*** Opening of Materials provided ***

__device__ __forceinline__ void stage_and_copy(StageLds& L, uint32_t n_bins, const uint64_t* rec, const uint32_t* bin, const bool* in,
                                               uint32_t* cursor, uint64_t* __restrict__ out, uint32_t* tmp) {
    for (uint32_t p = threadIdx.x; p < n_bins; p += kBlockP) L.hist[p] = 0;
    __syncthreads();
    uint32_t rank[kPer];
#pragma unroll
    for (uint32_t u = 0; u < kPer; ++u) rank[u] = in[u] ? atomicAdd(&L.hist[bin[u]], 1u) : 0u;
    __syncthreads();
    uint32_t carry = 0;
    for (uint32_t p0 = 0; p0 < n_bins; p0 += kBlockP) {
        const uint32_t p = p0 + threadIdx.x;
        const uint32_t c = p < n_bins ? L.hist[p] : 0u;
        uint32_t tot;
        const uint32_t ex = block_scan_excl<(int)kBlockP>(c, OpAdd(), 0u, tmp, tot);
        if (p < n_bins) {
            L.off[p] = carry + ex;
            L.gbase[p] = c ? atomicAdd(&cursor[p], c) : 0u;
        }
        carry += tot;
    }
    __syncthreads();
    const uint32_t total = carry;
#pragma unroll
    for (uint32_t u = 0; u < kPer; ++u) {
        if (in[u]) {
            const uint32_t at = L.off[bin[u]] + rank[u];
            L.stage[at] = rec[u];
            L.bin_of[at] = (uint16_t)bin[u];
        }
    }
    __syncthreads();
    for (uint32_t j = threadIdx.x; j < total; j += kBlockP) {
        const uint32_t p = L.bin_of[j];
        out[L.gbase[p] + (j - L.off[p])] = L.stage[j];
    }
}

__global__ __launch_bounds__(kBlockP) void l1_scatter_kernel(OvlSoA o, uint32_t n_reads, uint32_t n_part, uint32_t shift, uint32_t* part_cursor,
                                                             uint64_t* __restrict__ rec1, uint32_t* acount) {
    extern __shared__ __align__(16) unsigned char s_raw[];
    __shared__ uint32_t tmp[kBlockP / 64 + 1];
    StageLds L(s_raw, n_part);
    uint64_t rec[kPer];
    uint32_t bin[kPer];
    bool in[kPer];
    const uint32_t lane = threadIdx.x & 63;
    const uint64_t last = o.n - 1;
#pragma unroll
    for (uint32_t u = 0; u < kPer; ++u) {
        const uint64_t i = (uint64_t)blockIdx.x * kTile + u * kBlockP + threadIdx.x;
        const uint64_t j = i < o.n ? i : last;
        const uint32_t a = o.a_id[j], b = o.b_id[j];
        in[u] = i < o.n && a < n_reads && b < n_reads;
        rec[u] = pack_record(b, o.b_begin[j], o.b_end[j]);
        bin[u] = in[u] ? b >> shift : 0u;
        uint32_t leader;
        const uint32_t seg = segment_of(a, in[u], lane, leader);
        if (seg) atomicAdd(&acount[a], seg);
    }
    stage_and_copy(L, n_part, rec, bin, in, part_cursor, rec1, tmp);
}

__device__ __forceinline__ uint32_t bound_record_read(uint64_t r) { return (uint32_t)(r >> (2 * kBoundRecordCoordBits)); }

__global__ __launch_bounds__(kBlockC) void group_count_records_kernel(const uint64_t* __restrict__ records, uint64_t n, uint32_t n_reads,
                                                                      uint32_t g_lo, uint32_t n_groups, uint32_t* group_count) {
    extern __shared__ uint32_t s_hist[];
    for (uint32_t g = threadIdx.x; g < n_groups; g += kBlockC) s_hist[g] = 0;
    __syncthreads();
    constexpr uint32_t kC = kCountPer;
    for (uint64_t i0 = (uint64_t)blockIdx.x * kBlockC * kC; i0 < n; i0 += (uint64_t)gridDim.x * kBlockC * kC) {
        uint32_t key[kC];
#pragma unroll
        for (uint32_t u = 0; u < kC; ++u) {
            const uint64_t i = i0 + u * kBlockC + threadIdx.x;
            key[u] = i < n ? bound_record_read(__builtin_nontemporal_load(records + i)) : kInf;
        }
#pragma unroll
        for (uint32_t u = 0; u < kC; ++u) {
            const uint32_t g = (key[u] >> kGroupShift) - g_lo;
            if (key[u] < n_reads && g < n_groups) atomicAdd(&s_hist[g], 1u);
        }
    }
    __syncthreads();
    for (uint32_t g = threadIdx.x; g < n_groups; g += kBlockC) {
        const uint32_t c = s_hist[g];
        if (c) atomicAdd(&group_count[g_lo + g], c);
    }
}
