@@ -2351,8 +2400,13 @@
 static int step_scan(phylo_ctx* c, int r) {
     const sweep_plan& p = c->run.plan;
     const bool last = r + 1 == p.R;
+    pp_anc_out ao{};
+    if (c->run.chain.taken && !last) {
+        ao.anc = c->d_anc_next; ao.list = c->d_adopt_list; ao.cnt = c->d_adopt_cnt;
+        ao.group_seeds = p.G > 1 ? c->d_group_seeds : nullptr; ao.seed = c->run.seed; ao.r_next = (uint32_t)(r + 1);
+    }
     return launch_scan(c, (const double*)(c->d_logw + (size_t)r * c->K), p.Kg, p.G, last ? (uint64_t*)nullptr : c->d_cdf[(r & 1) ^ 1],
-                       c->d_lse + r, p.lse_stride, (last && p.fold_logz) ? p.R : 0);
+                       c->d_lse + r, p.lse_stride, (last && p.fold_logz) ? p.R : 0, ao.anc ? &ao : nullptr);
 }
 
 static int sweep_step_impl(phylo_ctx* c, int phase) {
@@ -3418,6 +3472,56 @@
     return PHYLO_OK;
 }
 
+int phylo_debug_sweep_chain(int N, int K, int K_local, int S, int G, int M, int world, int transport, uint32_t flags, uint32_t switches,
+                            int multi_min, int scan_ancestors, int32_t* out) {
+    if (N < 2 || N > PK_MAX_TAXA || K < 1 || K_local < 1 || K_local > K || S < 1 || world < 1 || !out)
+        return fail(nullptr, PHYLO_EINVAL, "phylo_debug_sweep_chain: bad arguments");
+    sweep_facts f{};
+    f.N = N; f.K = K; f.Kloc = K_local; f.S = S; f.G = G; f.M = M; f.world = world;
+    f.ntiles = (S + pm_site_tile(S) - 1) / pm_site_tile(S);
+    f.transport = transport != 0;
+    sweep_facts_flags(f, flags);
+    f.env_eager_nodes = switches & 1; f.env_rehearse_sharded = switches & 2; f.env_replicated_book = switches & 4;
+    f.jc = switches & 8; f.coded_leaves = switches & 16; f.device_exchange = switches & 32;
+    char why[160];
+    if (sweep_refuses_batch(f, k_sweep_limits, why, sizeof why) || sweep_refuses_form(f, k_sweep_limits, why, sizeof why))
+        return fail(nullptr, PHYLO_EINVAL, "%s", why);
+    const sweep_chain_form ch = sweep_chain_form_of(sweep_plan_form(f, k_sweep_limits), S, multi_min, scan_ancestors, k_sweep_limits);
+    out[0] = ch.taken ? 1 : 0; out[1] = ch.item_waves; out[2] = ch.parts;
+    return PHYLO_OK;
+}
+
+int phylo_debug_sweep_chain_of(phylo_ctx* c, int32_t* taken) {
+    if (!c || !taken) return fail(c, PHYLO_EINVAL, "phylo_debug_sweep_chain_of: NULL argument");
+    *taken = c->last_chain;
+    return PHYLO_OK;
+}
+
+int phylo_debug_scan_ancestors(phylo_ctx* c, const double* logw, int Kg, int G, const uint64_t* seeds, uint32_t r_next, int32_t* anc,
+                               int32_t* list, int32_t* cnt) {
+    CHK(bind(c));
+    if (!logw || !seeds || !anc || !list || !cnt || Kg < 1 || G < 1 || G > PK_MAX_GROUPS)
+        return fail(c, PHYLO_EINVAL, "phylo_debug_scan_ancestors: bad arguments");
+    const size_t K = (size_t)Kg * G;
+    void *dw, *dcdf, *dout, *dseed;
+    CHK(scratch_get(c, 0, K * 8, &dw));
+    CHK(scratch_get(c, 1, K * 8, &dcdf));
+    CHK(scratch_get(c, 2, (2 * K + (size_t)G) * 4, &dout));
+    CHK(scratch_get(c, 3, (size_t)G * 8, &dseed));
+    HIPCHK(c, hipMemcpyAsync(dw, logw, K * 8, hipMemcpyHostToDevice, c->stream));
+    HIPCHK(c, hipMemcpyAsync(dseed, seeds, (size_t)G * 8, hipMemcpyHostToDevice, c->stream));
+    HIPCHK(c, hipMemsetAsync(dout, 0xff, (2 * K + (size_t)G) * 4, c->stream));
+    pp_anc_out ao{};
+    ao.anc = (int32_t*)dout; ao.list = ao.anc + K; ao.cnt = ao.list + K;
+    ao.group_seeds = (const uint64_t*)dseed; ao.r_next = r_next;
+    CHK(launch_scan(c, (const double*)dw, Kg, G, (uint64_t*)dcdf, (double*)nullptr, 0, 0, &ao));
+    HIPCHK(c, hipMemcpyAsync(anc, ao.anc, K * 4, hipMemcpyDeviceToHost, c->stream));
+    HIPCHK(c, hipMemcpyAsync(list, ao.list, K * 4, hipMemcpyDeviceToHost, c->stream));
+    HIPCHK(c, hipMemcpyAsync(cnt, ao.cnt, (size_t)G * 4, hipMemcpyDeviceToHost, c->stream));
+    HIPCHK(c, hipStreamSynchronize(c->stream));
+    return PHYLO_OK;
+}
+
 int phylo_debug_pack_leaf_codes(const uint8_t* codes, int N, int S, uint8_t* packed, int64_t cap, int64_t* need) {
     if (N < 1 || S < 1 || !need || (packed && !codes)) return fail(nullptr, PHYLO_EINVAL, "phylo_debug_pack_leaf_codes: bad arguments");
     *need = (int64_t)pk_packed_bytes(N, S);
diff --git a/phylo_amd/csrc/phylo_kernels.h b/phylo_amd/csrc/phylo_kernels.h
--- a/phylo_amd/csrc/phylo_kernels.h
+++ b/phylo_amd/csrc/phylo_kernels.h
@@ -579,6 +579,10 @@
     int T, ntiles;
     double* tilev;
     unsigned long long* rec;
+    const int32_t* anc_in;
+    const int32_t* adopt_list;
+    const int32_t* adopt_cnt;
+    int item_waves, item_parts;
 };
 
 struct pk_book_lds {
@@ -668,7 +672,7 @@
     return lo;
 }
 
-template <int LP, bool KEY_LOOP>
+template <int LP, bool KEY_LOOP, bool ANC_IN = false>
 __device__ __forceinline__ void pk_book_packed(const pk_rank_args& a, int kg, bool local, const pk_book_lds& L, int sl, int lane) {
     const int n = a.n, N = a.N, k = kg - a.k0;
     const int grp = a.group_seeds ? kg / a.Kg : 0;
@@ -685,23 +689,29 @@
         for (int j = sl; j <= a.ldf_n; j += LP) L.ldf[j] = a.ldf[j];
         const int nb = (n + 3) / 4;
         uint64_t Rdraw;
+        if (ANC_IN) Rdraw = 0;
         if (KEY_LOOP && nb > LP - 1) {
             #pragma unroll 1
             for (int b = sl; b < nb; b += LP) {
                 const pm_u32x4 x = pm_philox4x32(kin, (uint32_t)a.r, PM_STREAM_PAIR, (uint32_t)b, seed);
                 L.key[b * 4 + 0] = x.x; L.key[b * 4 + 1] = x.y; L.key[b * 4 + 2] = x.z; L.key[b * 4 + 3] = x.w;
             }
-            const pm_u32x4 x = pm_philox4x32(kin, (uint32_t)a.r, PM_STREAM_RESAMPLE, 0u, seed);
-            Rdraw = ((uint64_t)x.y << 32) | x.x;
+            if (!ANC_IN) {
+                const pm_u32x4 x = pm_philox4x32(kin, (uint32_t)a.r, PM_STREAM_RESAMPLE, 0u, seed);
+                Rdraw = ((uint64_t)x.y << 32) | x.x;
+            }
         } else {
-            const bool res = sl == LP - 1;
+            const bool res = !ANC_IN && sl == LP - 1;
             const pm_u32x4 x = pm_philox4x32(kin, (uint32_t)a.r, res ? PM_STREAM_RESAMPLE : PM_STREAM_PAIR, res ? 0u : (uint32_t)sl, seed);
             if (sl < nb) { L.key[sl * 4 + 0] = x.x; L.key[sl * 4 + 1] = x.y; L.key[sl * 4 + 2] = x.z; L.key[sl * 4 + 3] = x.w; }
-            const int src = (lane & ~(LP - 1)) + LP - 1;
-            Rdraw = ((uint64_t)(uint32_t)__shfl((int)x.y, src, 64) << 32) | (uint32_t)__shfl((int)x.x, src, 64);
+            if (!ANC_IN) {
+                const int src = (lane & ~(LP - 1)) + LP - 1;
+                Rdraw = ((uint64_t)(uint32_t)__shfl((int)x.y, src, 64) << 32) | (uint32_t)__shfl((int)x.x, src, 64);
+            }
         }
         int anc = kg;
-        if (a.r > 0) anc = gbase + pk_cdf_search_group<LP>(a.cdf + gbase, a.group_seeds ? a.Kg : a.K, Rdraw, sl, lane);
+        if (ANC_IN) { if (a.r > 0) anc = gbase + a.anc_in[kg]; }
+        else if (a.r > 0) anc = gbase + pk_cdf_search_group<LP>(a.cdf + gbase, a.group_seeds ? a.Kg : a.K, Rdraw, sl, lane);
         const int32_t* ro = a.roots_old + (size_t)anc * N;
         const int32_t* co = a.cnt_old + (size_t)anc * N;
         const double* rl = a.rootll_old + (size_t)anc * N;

*** Close of Materials provided ***

--- Work to be completed ---
Every line above from the line with "-668,7 +672,7 @@" to the line with "const pm_u32x4 x = pm_philox4x32(kin, (uint32_t)a.r, res", both included, must be reproduced exactly, and no other line may appear.

--- Result for this exercise ---
@@ -668,7 +672,7 @@
     return lo;
 }
 
-template <int LP, bool KEY_LOOP>
+template <int LP, bool KEY_LOOP, bool ANC_IN = false>
 __device__ __forceinline__ void pk_book_packed(const pk_rank_args& a, int kg, bool local, const pk_book_lds& L, int sl, int lane) {
     const int n = a.n, N = a.N, k = kg - a.k0;
     const int grp = a.group_seeds ? kg / a.Kg : 0;
@@ -685,23 +689,29 @@
         for (int j = sl; j <= a.ldf_n; j += LP) L.ldf[j] = a.ldf[j];
         const int nb = (n + 3) / 4;
         uint64_t Rdraw;
+        if (ANC_IN) Rdraw = 0;
         if (KEY_LOOP && nb > LP - 1) {
             #pragma unroll 1
             for (int b = sl; b < nb; b += LP) {
                 const pm_u32x4 x = pm_philox4x32(kin, (uint32_t)a.r, PM_STREAM_PAIR, (uint32_t)b, seed);
                 L.key[b * 4 + 0] = x.x; L.key[b * 4 + 1] = x.y; L.key[b * 4 + 2] = x.z; L.key[b * 4 + 3] = x.w;
             }
-            const pm_u32x4 x = pm_philox4x32(kin, (uint32_t)a.r, PM_STREAM_RESAMPLE, 0u, seed);
-            Rdraw = ((uint64_t)x.y << 32) | x.x;
+            if (!ANC_IN) {
+                const pm_u32x4 x = pm_philox4x32(kin, (uint32_t)a.r, PM_STREAM_RESAMPLE, 0u, seed);
+                Rdraw = ((uint64_t)x.y << 32) | x.x;
+            }
         } else {
-            const bool res = sl == LP - 1;
+            const bool res = !ANC_IN && sl == LP - 1;
             const pm_u32x4 x = pm_philox4x32(kin, (uint32_t)a.r, res ? PM_STREAM_RESAMPLE : PM_STREAM_PAIR, res ? 0u : (uint32_t)sl, seed);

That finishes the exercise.